This season’s noteworthy offerings feature time loops, psychoactive booze, the Big Bang, and a hermit on a mission from God.

The Absinthe Forger: A True Story of Deception, Betrayal, and the World’s Most Dangerous Spirit
Evan Rail. Melville House, Oct. 15 ($32, ISBN 978-1-68589-154-1)
After absinthe was banned across most of Europe in the early 20th century, collectors raced to scoop up the remaining bottles of the liquor. Journalist Rail tells the story of a con man who tried to profit from the craze.


The Afterlife Is Letting Go
Brandon Shimoda. City Lights, Dec. 10 ($17.95 trade paper, ISBN 978-0-87286-929-5)
Interweaving historical research, survivor interviews, and travelogue, Shimoda traces the legacy of Japanese internment during WWII.


Beautiful Dreamers
Minrose Gwin. Hub City, Aug. 27 ($28, ISBN 979-8-88574-036-4)
In this novel set in the 1950s, a divorced mother moves back to her Mississippi hometown with her daughter to live with her childhood friend, a gay man active in the civil rights movement. A new arrival to the small town threatens to spoil their domestic tranquility.


Before the Mango Ripens
Afabwaje Kurian. Dzanc, Sept. 24 ($27.95, ISBN 978-1-950539-99-4)
Iowa Writers’ Workshop grad Kurian debuts with a story about three Nigerians—a housemaid, a doctor, and a translator—and the arrival of American missionaries to their community in the 1970s.


Black River
Nilanjana Roy. Pushkin Vertigo, Sept. 24 ($17.95 trade paper, ISBN 978-1-78227-944-0)
A horrific murder in an Indian village inflames religious tensions in this state-of-the-nation mystery featuring sub-inspector Ombir Singh.


Canoes
Maylis de Karengal, trans. by Jessica Moore. Archipelago, Oct. 15 ($19 trade paper, ISBN 978-1-953861-96-2)
De Karengal follows up her acclaimed novel Eastbound with a story collection headlined by the eponymous novella, in which a Parisian family adapts to life in a small Colorado town.


The Cold Case Foundation: How a Team of Experts Solves Murders and Missing Persons Cases
Gregory M. Cooper and Thomas McHoes. Prometheus, Dec. 10 ($28.95, ISBN 978-1-4930-8464-7)
A retired FBI profiler and a dedicated band of expert volunteers from the Cold Case Foundation delve into unsolved cases in this true crime account.
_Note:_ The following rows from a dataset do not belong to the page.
template <int ENV>
GE_DEV void ge_reset_env(const GeParams &P, int env, const uint32_t *seeds, const GeRun &run, const GeInject &inj) {
  const int tid = ge_tid_fresh();
  const int lane = tid & (GE_WAVE - 1);
  const int wv = tid >> 6;
  const int n = P.n, ng = P.ng, W = P.W, m = P.m, E = P.E, F = P.F, T = P.T;
  constexpr int t = ENV;
  const bool path_like_t = (t == GE_SHORTEST_PATH || t == GE_LONGEST_PATH || t == GE_STEINER_TREE || t == GE_MULTICAST_ROUTING);
  GeRctx c = ge_carve(P);
  const int64_t nbase = (int64_t)env * n, ebase = (int64_t)env * E;
  const bool restart = run.restart != 0;
  const bool next = run.next != 0;
  const bool queued = run.items == GE_ITEMS_QUEUE && !run.refill;
  const int64_t episode = restart ? 0 : P.buf.episode[env] + (next ? 1 : 0);
  const uint32_t seed = restart ? (run.restart == 1 ? seeds[env] : inj.seeds[env]) : P.buf.seed[env] + (next ? (uint32_t)P.seed_stride : 0u);
  const int ring = (int)(episode % GE_SEED_DEPTH);
  auto keep_at = [&](int which) -> uint32_t * { return P.buf.stream_state ? P.buf.stream_state + ((int64_t)env * 2 + which) * GE_STREAM_WORDS : nullptr; };
  auto pos0 = [&](int which) -> int { return run.cont ? (int)keep_at(which)[GE_MT_N] : GE_MT_N; };
  const uint32_t *mt_src = P.buf.mt_state + ((int64_t)env * GE_SEED_DEPTH + ring) * 2 * GE_MT_N;
  if (run.cont) mt_src = keep_at(0);
  int src = 0, dest = -1;
  int ppd_pk[5] = {-1, -1, -1, -1, -1}, ppd_dp[5] = {-1, -1, -1, -1, -1};
  bool gen_failed = false;
  double ppd_dt = 0.0;
  if (wv == 1) {
    if (!run.inject) { ge_numpy_wave<ENV>(P, c, run.cont ? keep_at(1) : mt_src + GE_MT_N, lane, env, pos0(1), keep_at(1)); ge_sync(); }
    ge_sync();
    ge_write_edge_slabs<ENV>(P, c, env, tid, 2 * GE_WAVE);
    ge_sync();
    return;
  }

  GE_STAMP(0);
  if (!run.inject) {
    ge_mt_load(c.mt, mt_src, lane);
    GE_STAMP(1);
    int pypos = pos0(0);
    int ppd_attempt = 0, ppd_pos = 0;
    bool failed = false;
    const int shift = 32 - (32 - ge_clz32((uint32_t)ng));
    for (;;) {
      GE_STAMP(29);
      for (int i = lane; i < n * W; i += GE_WAVE) c.abits[i] = 0ull;
      ge_wave_sync();
      if (P.complete) {
        for (int v = lane; v < ng; v += GE_WAVE)
          for (int w = 0; w < W; w++) {
            int lo = w * 64, hi = lo + 64; if (hi > ng) hi = ng;
            uint64_t bitsw = (hi <= lo) ? 0ull : ((hi - lo == 64) ? ~0ull : ((1ull << (hi - lo)) - 1ull));
            if ((v >> 6) == w) bitsw &= ~(1ull << (v & 63));
            c.abits[v * W + w] = bitsw;
          }
// ... 117 lines not shown
            c.abits[u * W + (v >> 6)] |= 1ull << (v & 63); c.abits[v * W + (u >> 6)] |= 1ull << (u & 63);
            c.elist[cnt++] = (uint32_t)u | ((uint32_t)v << 16);
          }
      }
      ge_wave_sync();
      if (t == GE_PERISHABLE_DELIVERY) { if (ppd_attempt == 0) { ge_sync(); ppd_pos = c.misc[2]; } for (int i = 0; i < P.n_dests; i++) { ppd_pk[i] = i; ppd_dp[i] = P.n_dests + i; } }
    }
    if (P.buf.stream_state) {
      ge_mt_save(keep_at(0), c.mt, pypos, lane);
      if (t == GE_PERISHABLE_DELIVERY) ge_mt_save(keep_at(1), c.mt2, ppd_pos, lane);
    }
  } else {
    for (int i = lane; i < n * W; i += GE_WAVE) c.abits[i] = 0ull;
    for (int v = lane; v < n; v += GE_WAVE) c.fill[v] = 0;
    ge_wave_sync();
    for (int idx = lane; idx < E; idx += GE_WAVE) {
      int u = (int)inj.links[(ebase + idx) * 2], v = (int)inj.links[(ebase + idx) * 2 + 1];
      atomicAdd(&c.fill[u], 1);
      atomicOr((unsigned long long *)&c.abits[u * W + (v >> 6)], (unsigned long long)(1ull << (v & 63)));
    }
    ge_wave_sync();
  }

  GE_STAMP(2);
  if (!run.inject) {
    for (int v = lane; v < n; v += GE_WAVE) { int d = 0; for (int w = 0; w < W; w++) d += ge_popc64(c.abits[v * W + w]); c.fill[v] = d; }
    ge_wave_sync();
  }
  {
    int carry = 0;
    for (int k0 = 0; k0 < n; k0 += GE_WAVE) {
      int v = k0 + lane; int d = v < n ? c.fill[v] : 0;
      int incl = ge_wave_incl_scan(d, lane);
      if (v < n) c.rowptr[v] = carry + incl - d;
      carry += ge_shfl_i32(incl, GE_WAVE - 1);
    }
    if (lane == 0) c.rowptr[n] = carry;
    ge_wave_sync();
  }
  if (run.inject) {
    for (int idx = lane; idx < E; idx += GE_WAVE) {
      int u = (int)inj.links[(ebase + idx) * 2], v = (int)inj.links[(ebase + idx) * 2 + 1];
      c.colw[idx] = (uint16_t)((v << 4) | (inj.wcode[ebase + idx] & 15));
      if (!P.complete) c.tmp[idx] = (uint32_t)u;
    }
    ge_wave_sync();
  } else if (P.complete) {
// ... 8 lines not shown
    ge_wave_sync();
    for (int id = lane; id < m; id += GE_WAVE) {
      uint32_t e = c.elist[id]; int u = (int)(e & 0xffffu), v = (int)(e >> 16);
      int s = c.rowptr[u] + atomicAdd(&c.fill[u], 1); c.tmp[s] = ((uint32_t)id << 16) | (uint32_t)v;
      int s2 = c.rowptr[v] + atomicAdd(&c.fill[v], 1); c.tmp[s2] = ((uint32_t)id << 16) | (uint32_t)u;
    }
    ge_wave_sync();
    for (int v = lane; v < n; v += GE_WAVE) {
      int lo = c.rowptr[v], hi = c.rowptr[v + 1];
      for (int a = lo + 1; a < hi; a++) {
        uint32_t key = c.tmp[a]; int b = a - 1;
        while (b >= lo && c.tmp[b] > key) { c.tmp[b + 1] = c.tmp[b]; b--; }
        c.tmp[b + 1] = key;
      }
    }
    ge_wave_sync();
    for (int idx = lane; idx < E; idx += GE_WAVE) c.colw[idx] = (uint16_t)(((c.tmp[idx] & 0xffffu) << 4) | 10u);
    ge_wave_sync();
    for (int v = lane; v < n; v += GE_WAVE) for (int k = c.rowptr[v]; k < c.rowptr[v + 1]; k++) c.tmp[k] = (uint32_t)v;
    ge_wave_sync();
  }

  GE_STAMP(3);
  if (!run.inject && t != GE_PERISHABLE_DELIVERY) ge_sync();
  if (!run.inject) {
    if (!P.nowsort) for (int idx = lane; idx < E; idx += GE_WAVE) c.wsort[idx] = 10;
    ge_wave_sync();
    const bool path_like = path_like_t;
    const bool matrix_w = path_like_t || t == GE_DISTRIBUTION_CENTER || t == GE_PERISHABLE_DELIVERY;
    if (P.weighted && matrix_w && P.np_early) {
      for (int idx = lane; idx < E; idx += GE_WAVE) {
        int u = ge_row_of(P, c, idx), v = c.colw[idx] >> 4;
        int a = u < v ? u : v, b = u < v ? v : u, cell = a * n + b;
        c.wsort[ge_sorted_pos_p(P, c, u, v)] = (uint8_t)((c.wm[cell >> 3] >> (4 * (cell & 7))) & 15u);
      }
    } else if (P.spatial) {
      const double *xy = (const double *)(c.wm + 4 * n);
      for (int idx = lane; idx < E; idx += GE_WAVE) {
        int u = ge_row_of(P, c, idx), v = c.colw[idx] >> 4;
        int a = u < v ? u : v, b = u < v ? v : u;
        double dx = xy[2 * a] - xy[2 * b], dy = xy[2 * a + 1] - xy[2 * b + 1];
        P.buf.sw64[ebase + ge_sorted_pos_p(P, c, u, v)] = __builtin_sqrt(dx * dx + dy * dy);
      }
    } else if (P.weighted && t == GE_TSP && P.complete) {
      if (!P.nowsort) for (int idx = lane; idx < E; idx += GE_WAVE) {
        const int u = ge_row_of(P, c, idx), v = ge_list_nbr(P, c, idx);
        const int a = u < v ? u : v, b = u < v ? v : u;
// ... 121 lines not shown
    const int nf = P.nflag;
    for (int idx = lane; idx < n * nf; idx += GE_WAVE) {
      int v = idx / nf, col = idx % nf; float val = 0.f;
      bool is_t = (tbits[v >> 6] >> (v & 63)) & 1ull;
      if (t == GE_SHORTEST_PATH || t == GE_STEINER_TREE) val = (col == 0) ? (v == src ? 1.f : 0.f) : (is_t ? 1.f : 0.f);
      else if (t == GE_LONGEST_PATH) val = (col == 0) ? (v == src ? 1.f : 0.f) : (is_t ? 1.f : ((P.parenting == 0 && v == src) ? 2.f : 0.f));
      else if (t == GE_TSP) val = (col == 1 && v == 0) ? 1.f : ((P.spatial && col >= 2) ? (float)((const double *)(c.wm + 4 * n))[2 * v + (col - 2)] : 0.f);
      else if (t == GE_MAX_INDEPENDENT_SET) val = (col == 0) ? (float)ge_wlut(c.fill[v]) : 0.f;
      else if (t == GE_MULTICAST_ROUTING)
        val = (col == 0) ? (v == src ? 1.f : 0.f) : (col == 1) ? (is_t ? 1.f : 0.f) : (col == 2) ? (float)max_distance : (v == src ? 0.f : -1.f);
      else if (t == GE_PERISHABLE_DELIVERY) {
        const int pi = (col - 1) % 5;
        if (col == 0) val = (v == 0) ? 1.f : 0.f;
        else if (pi >= P.n_dests) val = 0.f;
        else if (col <= 5) val = (v == c.perm[pi]) ? 1.f : 0.f;
        else if (col <= 10) val = (v == c.perm[P.n_dests + pi]) ? 1.f : 0.f;
        else val = (float)ppd_dt;
      }
      else if (t == GE_DISTRIBUTION_CENTER)
        val = (col == 0) ? (float)((const uint8_t *)c.wm)[P.cost_off + v] : (col == 2) ? (is_t ? 1.f : 0.f) : (col == 4) ? (float)P.max_distance : 0.f;
      G.x[(nbase + v) * F + col] = val;
    }
  }
  ge_write_edge_slabs<ENV>(P, c, env, tid, 2 * GE_WAVE);
  const int A = P.A, AW = P.AW;
  const bool node_started = path_like_t;
  uint64_t *prune = c.bits + 4 * W;
  if (lane < W) prune[lane] = ~0ull;
  ge_wave_sync();
  if (t == GE_LONGEST_PATH && P.parenting >= 2) {
    uint64_t *rem = c.bits + 5 * W;
    if (lane < W) rem[lane] = ((src >> 6) == lane) ? (1ull << (src & 63)) : 0ull;
    ge_wave_sync();
    ge_reach_wave(c, n, W, dest, rem, lane);
    if (lane < W) {
      uint64_t keep = c.bits[W + lane] & ~rem[lane];
      if (P.parenting == 3 && n - 1 <= n / 3) keep = ~rem[lane];
      prune[lane] = keep;
    }
    ge_wave_sync();
  } else if (t == GE_TSP && P.parenting >= 2) {
    uint64_t *rem = c.bits + 5 * W;
    for (int v = 1; v < n; v++) {
      if (!((c.abits[0 * W + (v >> 6)] >> (v & 63)) & 1ull)) continue;
      if (n - 2 == 0) break;
      if (lane < W) rem[lane] = (lane == 0 ? 1ull : 0ull) | (((v >> 6) == lane) ? (1ull << (v & 63)) : 0ull);
      ge_wave_sync();
// ... 64 lines not shown
  for (int idx = lane; idx < A; idx += GE_WAVE) G.mask[(int64_t)env * A + idx] = (uint8_t)((((uint64_t *)c.sigma)[idx >> 6] >> (idx & 63)) & 1ull);
  for (int w = lane; w < W; w += GE_WAVE) {
    uint64_t nb = 0;
    if (node_started && (src >> 6) == w) nb = 1ull << (src & 63);
    G.node_bits[(int64_t)env * W + w] = nb;
    G.target_bits[(int64_t)env * W + w] = tbits[w];
    if (G.cover_bits) G.cover_bits[(int64_t)env * W + w] = 0ull;
  }
  if (G.node_aux) {
    for (int v = lane; v < n; v += GE_WAVE) G.node_aux[nbase + v] = -1;
    ge_wave_sync();
    for (int k = c.rowptr[src] + lane; k < c.rowptr[src + 1]; k += GE_WAVE) G.node_aux[nbase + (c.colw[k] >> 4)] = k;
  }
  for (int k = lane; k < T; k += GE_WAVE) G.terminals[(int64_t)env * T + k] = (t == GE_TSP) ? 0 : ((t == GE_DENSEST_SUBGRAPH || t == GE_MAX_INDEPENDENT_SET) ? -1 : ((t == GE_DISTRIBUTION_CENTER && k >= P.n_dests) ? -1 : c.perm[k]));
  if (lane == 0) {
    const uint64_t head16 = (t == GE_DENSEST_SUBGRAPH || t == GE_MAX_INDEPENDENT_SET || t == GE_DISTRIBUTION_CENTER) ? GE_REC_HEAD_MASK : (uint64_t)src;
    uint64_t status = (queued && P.autoreset == 2) ? 3ull : 0ull;
    if (gen_failed) status = 4ull;
    const uint64_t aux = ((t == GE_SHORTEST_PATH || t == GE_LONGEST_PATH) && W == 1) ? (uint64_t)dest : 0ull;
    const uint64_t tstep = queued ? (G.slot_rec[2 * (int64_t)env + 1] >> GE_REC_TSTEP_SHIFT) : 0ull;
    G.slot_rec[2 * (int64_t)env] = 0ull;
    G.slot_rec[2 * (int64_t)env + 1] = head16 | (status << GE_REC_STATUS_SHIFT) | (aux << GE_REC_AUX_SHIFT) | (tstep << GE_REC_TSTEP_SHIFT);
    G.counters[env * 2] = 0; G.counters[env * 2 + 1] = 0;
    if (queued) G.final_heur[env] = G.heuristic[env];
    G.heuristic[env] = heuristic;
    if (run.items != GE_ITEMS_QUEUE) { G.seed[env] = seed; G.episode[env] = episode; }
    if (t == GE_PERISHABLE_DELIVERY && !run.inject) G.target_bits[(int64_t)env * W] = ge_f64_as_u64(ppd_dt);
  }
  ge_sync();
  GE_STAMP(10);
}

Dangerous Fictions: The Fear of Fantasy and the Invention of Reality
Lyta Gold. Soft Skull, Oct. 29 ($27, ISBN 978-1-59376-770-9)
Spanning from 19th-century debates over Gustav Flaubert’s Madame Bovary to an analysis of Gamergate, this work of cultural criticism from essayist Gold explores the power dynamics at play in debates around fictional works.


Djuna: The Extraordinary Life of Djuna Barnes
Jon Macy. Street Noise, Oct. 8 ($24.99 trade paper, ISBN 978-1-951491-33-8)
This graphic biography of Djuna Barnes, best known for her modernist masterpiece Nightwood, plunges readers into the artistic milieu of 1920s Paris.


Fathers and Fugitives
S.J. Naudé, trans. by Michiel Heyns. Europa, Sept. 10 ($27, ISBN 979-8-88966-039-2)
A London man returns to his home country of South Africa to care for his ailing father, whose will stipulates that his son will only receive his considerable inheritance if he reconnects with a playmate from his youth.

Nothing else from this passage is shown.